Improving Bug Localization by Mining Crash Reports: an Industrial Case Study
Crashing fault localization, stack trace, software crash
In this dissertation, we investigated whether it is possible to identify buggy files in industrial large-scale Java web information systems from stack traces automatically reported for those systems. For this, we select and adapt some approaches described in the literature about error log grouping and suspicious file ranking of crashing the system. Next, we design and implement a software tool to identify and rank buggy files using stack traces from crash reports. Lastly, we apply them in an empirical study conducted with large scale web information systems. We analyze resolved issues and error logs of three industrial systems, grouped the logs based on the stack traces, and suggested a list of suspected buggy files.

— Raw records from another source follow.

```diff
@@ -1027,8 +1085,15 @@
            (win <= 11 || (win <= 15 && num_disp % 4 == 0));
 }
 int ring_lpg(int num_disp) { return num_disp <= 64 ? 16 : num_disp <= 128 ? 32 : 64; }
-size_t ring_lds_bytes(int lpg, int seg, int r);
-int ring_seg(int lpg, int r, int band, long long blocks) {
+bool ring_ldsmin(int lpg, int r, bool keys, bool ssd) {
+    static const bool on = [] {
+        const char* e = std::getenv("SV_RING_LDSMIN");
+        return !(e && e[0] == '0');
+    }();
+    return on && lpg == 32 && r == 4 && !keys && !ssd;
+}
+size_t ring_lds_bytes(int lpg, int seg, int r, bool ldsmin);
+int ring_seg(int lpg, int r, int band, long long blocks, bool ldsmin) {
     static const int env = [] {
         const char* e = std::getenv("SV_RING_SEG");
         const int v = e ? std::atoi(e) : 0;
@@ -1040,18 +1105,18 @@
     int best = 8;
     long long best_cost = -1;
     for (int S = 8; S <= 1024; S += 4) {
-        if (S > 8 && ring_lds_bytes(lpg, S, r) > 20 * 1024) break;
+        if (S > 8 && ring_lds_bytes(lpg, S, r, ldsmin) > 20 * 1024) break;
         const long long cost = (long long)((band + G * S - 1) / (G * S)) * ((S + 2 * r + 3) & ~3);
         if (best_cost < 0 || cost <= best_cost) { best = S; best_cost = cost; }
     }
     return best;
 }
-size_t ring_lds_bytes(int lpg, int seg, int r) {
+size_t ring_lds_bytes(int lpg, int seg, int r, bool ldsmin) {
     const int wc = (64 / lpg) * seg;
     const int tn = (seg + 2 * r + 3) & ~3;
     const int nl = wc - seg + tn + 1, nr = wc - seg + tn + 4 * lpg;
     const int nrp = nr + (nr + 1) / RG_DPL + 1;
-    return (size_t)(nl + nrp) * (r <= 3 ? 20 : r <= 5 ? 24 : 28);
+    return (size_t)(nl + nrp) * (r <= 3 ? 20 : r <= 5 ? 24 : 28) + (ldsmin ? RING_SCRATCH_BYTES : 0);
 }
 
 template <int R, int LPG, bool KEYS, bool SSD>
@@ -1064,12 +1129,25 @@
     if constexpr (SSD) fn = k_match_ring<R, LPG, R != 5, false, true>;
     else if constexpr (KEYS) fn = k_match_ring<R, LPG, R != 5, true>;
     else fn = (defer && R != 5) ? k_match_ring<R, LPG, R != 5, false> : k_match_ring<R, LPG, false, false>;
+    if constexpr (R == 4 && LPG == 32 && !KEYS && !SSD) {
+        if (ring_ldsmin(LPG, R, KEYS, SSD)) fn = k_match_ring<R, LPG, false, false, false, true>;
+    }
     if (lds > 65536) {
         hipError_t e = hipFuncSetAttribute((const void*)fn, hipFuncAttributeMaxDynamicSharedMemorySize, (int)lds);
         if (e != hipSuccess) return (int)e;
     }
     const int wc = (64 / a.lpg) * a.segm;
     dim3 grid((a.X1 - a.X0 + wc - 1) / wc, (a.row1 - a.row0 + 3) / 4, a.nf > 1 ? a.nf : 1);
+    static const bool occ = [] {
+        const char* e = std::getenv("SV_RING_OCC");
+        return e && e[0] == '1';
+    }();
+    if (occ) {
+        int nb = -1;
+        (void)hipOccupancyMaxActiveBlocksPerMultiprocessor(&nb, (const void*)fn, 64, lds);
+        std::fprintf(stderr, "k_match_ring r=%d lpg=%d ldsmin=%d seg=%d lds=%zu B: %d waves/CU\n", R, LPG,
+                     (int)ring_ldsmin(LPG, R, KEYS, SSD), a.segm, lds, nb);
+    }
     static const bool xcd = [] {
         const char* e = std::getenv("SV_XCD_MAP");
         return !(e && e[0] == '0');
@@ -1096,8 +1174,9 @@
     a.lpg_log2 = a.lpg == 16 ? 4 : a.lpg == 32 ? 5 : 6;
     a.dbits = SSD ? a.lpg_log2 + 2 : 16;
     if (SSD) a.pad_key = (uint32_t)((max_cost(a.win, COST_SSD) + 1) << a.dbits);
-    a.segm = ring_seg(a.lpg, a.r, a.X1 - a.X0, (long long)((a.row1 - a.row0 + 3) / 4) * (a.nf > 1 ? a.nf : 1));
-    const size_t lds = ring_lds_bytes(a.lpg, a.segm, a.r);
+    const bool ldsmin = ring_ldsmin(a.lpg, a.r, KEYS, SSD);
+    a.segm = ring_seg(a.lpg, a.r, a.X1 - a.X0, (long long)((a.row1 - a.row0 + 3) / 4) * (a.nf > 1 ? a.nf : 1), ldsmin);
+    const size_t lds = ring_lds_bytes(a.lpg, a.segm, a.r, ldsmin);
     if (lds > 160 * 1024) return (int)hipErrorInvalidValue;
     if constexpr (SSD) {
         switch (a.r) {
```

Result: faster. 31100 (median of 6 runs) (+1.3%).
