# chernistry/sentio

Measured on NVIDIA H100. Metric: retrieval queries/sec @1M docs,1024-d,top_k=100, higher is better.
Workload: dtype f16 store / f32 scan / f64 exact re-score

## Files before the change

sentio_b200/csrc/dense_mma.cu:

```cuda
#include <cuda.h>

#include <math.h>

#include <algorithm>
#include <vector>

#include "dense_common.cuh"
#include "dense_mma.cuh"
#include "wgmma.cuh"

namespace {

constexpr int kTileRows = 128;
constexpr int kBK = 64;
constexpr uint32_t kATileBytes = kTileRows * kBK * 2;
constexpr int kConsumerWarps = 8;
constexpr int kMmaThreads = 32 * kConsumerWarps + 32;
constexpr int kQbnMax = 256;
constexpr int kSampleRows = 16;
constexpr int kSampleKeys = kTileRows / kSampleRows;
constexpr int kSelectThreads = 512;
constexpr int kSelStage = 8192;
constexpr int kSelTop = 2048;

__device__ __forceinline__ void tma_load_2d(uint32_t dst, const CUtensorMap* map, int c0, int c1, uint32_t bar,
                                            uint64_t policy) {
  asm volatile(
      "cp.async.bulk.tensor.2d.shared::cluster.global.mbarrier::complete_tx::bytes.L2::cache_hint [%0], [%1, {%2, %3}], "
      "[%4], %5;" ::"r"(dst),
      "l"(map), "r"(c0), "r"(c1), "r"(bar), "l"(policy)
      : "memory");
}
__device__ __forceinline__ void tma_prefetch_l2_2d(const CUtensorMap* map, int c0, int c1) {
  asm volatile("cp.async.bulk.prefetch.tensor.2d.L2.global [%0, {%1, %2}];" ::"l"(map), "r"(c0), "r"(c1) : "memory");
}

struct MmaScanParams {
  const float* inv_norm;
  const float* thr_init;
  unsigned long long* cand;
  int32_t* counts;
  int32_t* fallback;
  int64_t n;
  int32_t kb_count;
  int32_t num_tiles;
  int32_t tile_first, tile_step;
  int32_t capg;
  int32_t stages;
  int32_t prefetch;
  const uint32_t* mask;
  int32_t mask_qs;
  const float* hh;
  const float* rq;
};

template <int QBN, bool FILTER, bool EUCLID>
__global__ void __launch_bounds__(kMmaThreads, 1)
dense_scan_mma_kernel(const __grid_constant__ CUtensorMap tm_rows, const __grid_constant__ CUtensorMap tm_q,
                      const MmaScanParams p) {
  extern __shared__ uint8_t msm_raw[];
  const uint32_t raw = smem_u32(msm_raw);
  const uint32_t base = (raw + 1023u) & ~1023u;
  uint8_t* sm = msm_raw + (base - raw);
  constexpr uint32_t kQBoxBytes = QBN * kBK * 2;
  constexpr uint32_t kStageBytes = kATileBytes + kQBoxBytes;
  uint64_t* bars = reinterpret_cast<uint64_t*>(sm + (size_t)p.stages * kStageBytes);
  const uint32_t bar_full = smem_u32(bars), bar_empty = smem_u32(bars + p.stages);
  volatile float* thr = reinterpret_cast<volatile float*>(bars + 2 * p.stages);
  int* cnt = reinterpret_cast<int*>(const_cast<float*>(thr) + QBN);
  float* rq_s = reinterpret_cast<float*>(cnt + QBN);

  const int warp = threadIdx.x >> 5, lane = threadIdx.x & 31;
  const int grid = gridDim.x, cta = blockIdx.x;
  const int my_tiles = cta < p.num_tiles ? (p.num_tiles - 1 - cta) / grid + 1 : 0;
  auto tile_row = [&](int t) { return (p.tile_first + (cta + t * grid) * p.tile_step) * kTileRows; };

  if (threadIdx.x == 0) {
    for (int s = 0; s < p.stages; ++s) {
      mbar_init(bar_full + 8 * s, 1);
      mbar_init(bar_empty + 8 * s, kConsumerWarps);
    }
    mbar_fence_init();
    asm volatile("prefetch.tensormap [%0];" ::"l"(&tm_rows) : "memory");
    asm volatile("prefetch.tensormap [%0];" ::"l"(&tm_q) : "memory");
  }
  for (int i = threadIdx.x; i < QBN; i += blockDim.x) {
    thr[i] = p.thr_init ? p.thr_init[i] : -INFINITY;
    cnt[i] = 0;
    if constexpr (EUCLID) rq_s[i] = p.rq[i];
  }
  __syncthreads();

  if (warp == kConsumerWarps) {
    if (lane == 0) {
      const uint64_t pol_corpus = policy_evict_first();
      const uint64_t pol_query = policy_evict_last();
      int it = 0;
      const int total_it = my_tiles * p.kb_count;
      for (int t = 0; t < my_tiles; ++t) {
        const int row = tile_row(t);
        for (int kb = 0; kb < p.kb_count; ++kb, ++it) {
          const int s = it % p.stages;
          const uint32_t use = (uint32_t)(it / p.stages);
          const int pf = it + p.stages + p.prefetch;
          if (p.prefetch > 0 && pf < total_it) {
            const int pt = pf / p.kb_count, pkb = pf - pt * p.kb_count;
            tma_prefetch_l2_2d(&tm_rows, pkb * kBK, tile_row(pt));
          }
          if (it >= p.stages) mbar_wait(bar_empty + 8 * s, (use & 1u) ^ 1u);
          const uint32_t stage = base + (uint32_t)s * kStageBytes;
          mbar_expect_tx(bar_full + 8 * s, kStageBytes);
          tma_load_2d(stage, &tm_rows, kb * kBK, row, bar_full + 8 * s, pol_corpus);
          tma_load_2d(stage + kATileBytes, &tm_q, kb * kBK, 0, bar_full + 8 * s, pol_query);
        }
      }
    }
  } else {
    const int wg = warp >> 2;
    unsigned long long* my_cand = p.cand + (size_t)cta * p.capg;
    const size_t q_stride = (size_t)grid * p.capg;
    int it = 0;
    for (int t = 0; t < my_tiles; ++t) {
      float acc[QBN / 2];
      for (int kb = 0; kb < p.kb_count; ++kb, ++it) {
        const int s = it % p.stages;
        mbar_wait(bar_full + 8 * s, (uint32_t)(it / p.stages) & 1u);
        const uint32_t stage = base + (uint32_t)s * kStageBytes;
        const uint64_t da = wgmma_desc_sw128(stage + (uint32_t)wg * (kATileBytes / 2));
        const uint64_t db = wgmma_desc_sw128(stage + kATileBytes);
        wgmma_fence();
#pragma unroll
        for (int k = 0; k < kBK / 16; ++k)
          Wgmma<QBN>::mma(acc, da + (uint64_t)(2 * k), db + (uint64_t)(2 * k), (kb | k) ? 1u : 0u);
        wgmma_commit();
        wgmma_wait<1>();
        __syncwarp();
        if (kb > 0 && lane == 0) mbar_arrive(bar_empty + 8 * ((it - 1) % p.stages));
      }
      wgmma_wait<0>();
      __syncwarp();
      if (lane == 0) mbar_arrive(bar_empty + 8 * ((it - 1) % p.stages));
      const int64_t row0 = (int64_t)tile_row(t) + wg * 64 + (warp & 3) * 16 + (lane >> 2);
      const bool live0 = row0 < p.n, live1 = row0 + 8 < p.n;
      const float invn0 = live0 ? __ldg(p.inv_norm + row0) : 0.f;
      const float invn1 = live1 ? __ldg(p.inv_norm + row0 + 8) : 0.f;
      float h0 = 0.f, h1 = 0.f;
      if constexpr (EUCLID) {
        h0 = live0 ? __ldg(p.hh + row0) : 0.f;
        h1 = live1 ? __ldg(p.hh + row0 + 8) : 0.f;
      }
      auto key = [&](float a, float invn, float h, int col) {
        float s = a * invn;
        if constexpr (EUCLID) s = __fsub_rn(__fmul_rn(rq_s[col], s), h);
        return s;
      };
      const uint32_t* mrow = nullptr;
      if constexpr (FILTER) mrow = p.mask + (size_t)(row0 >> 5) * p.mask_qs + 2 * (lane & 3);
      const int sh0 = (int)(row0 & 31), sh1 = sh0 + 8;
      if (p.thr_init == nullptr) {
        const int slot = t * kSampleKeys + warp;
#pragma unroll
        for (int j = 0; j < QBN / 4; j += 2) {
          uint2 mw = make_uint2(0u, 0u);
          if constexpr (FILTER) mw = __ldg(reinterpret_cast<const uint2*>(mrow + 4 * j));
#pragma unroll
          for (int e = 0; e < 2; ++e) {
            bool m0 = live0, m1 = live1;
            if constexpr (FILTER) {
              const uint32_t w = e ? mw.y : mw.x;
              m0 = m0 && ((w >> sh0) & 1u);
              m1 = m1 && ((w >> sh1) & 1u);
            }
            const int col = 4 * j + 2 * (lane & 3) + e;
            const float s0 = m0 ? key(acc[2 * j + e], invn0, h0, col) : -INFINITY;
            const float s1 = m1 ? key(acc[2 * j + 2 + e], invn1, h1, col) : -INFINITY;
            uint32_t best = max(f32_orderable(s0), f32_orderable(s1));
            best = max(best, __shfl_xor_sync(0xffffffffu, best, 4));
            best = max(best, __shfl_xor_sync(0xffffffffu, best, 8));
            best = max(best, __shfl_xor_sync(0xffffffffu, best, 16));
            if (lane < 4) my_cand[(size_t)col * q_stride + slot] = ((unsigned long long)best << 32) | 0xffffffffull;
          }
        }
      } else {
#pragma unroll
        for (int j = 0; j < QBN / 4; j += 2) {
          uint2 mw = make_uint2(0u, 0u);
          if constexpr (FILTER) mw = __ldg(reinterpret_cast<const uint2*>(mrow + 4 * j));
#pragma unroll
          for (int h = 0; h < 2; ++h) {
            if (!(h ? live1 : live0)) continue;
            const int64_t row = row0 + 8 * h;
            const float invn = h ? invn1 : invn0;
            const float hrow = h ? h1 : h0;
#pragma unroll
            for (int e = 0; e < 2; ++e) {
              const int col = 4 * j + 2 * (lane & 3) + e;
              const float score = key(acc[2 * j + 2 * h + e], invn, hrow, col);
              bool match = true;
              if constexpr (FILTER) match = ((e ? mw.y : mw.x) >> (h ? sh1 : sh0)) & 1u;
              if (score >= thr[col] && match) {
                const int pos = atomicAdd(&cnt[col], 1);
                if (pos < p.capg) my_cand[(size_t)col * q_stride + pos] = make_key32(score, (uint32_t)row);
              }
            }
          }
        }
      }
    }
  }
  __syncthreads();
  for (int i = threadIdx.x; i < QBN; i += blockDim.x) {
    const int c = p.thr_init == nullptr ? my_tiles * kSampleKeys : cnt[i];
    p.counts[(size_t)i * grid + cta] = min(c, p.capg);
    if (c > p.capg && p.fallback) p.fallback[i] = 1;
  }
}
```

The results of our study presented recall values of 57.08%, 64.1%, 68.06%, and 72.22%, and the mean average precision of 51.32%, 65.43%, 67.66%, and 68.02% considering the top 1, 3, 5 and 10 suspicious files suggested by our approach, respectively. We also found that changed methods to correct bugs are present in the stack traces of the error log groups in approximately 80% of the time. Besides, we identified that between 66.7% and 72.28% of the cases, the methods modified to fix a bug are the most often found in stack traces of the error log group related to that bug. We conclude that stack traces from the crash reports can help identify files responsible for crashing the Java web information systems.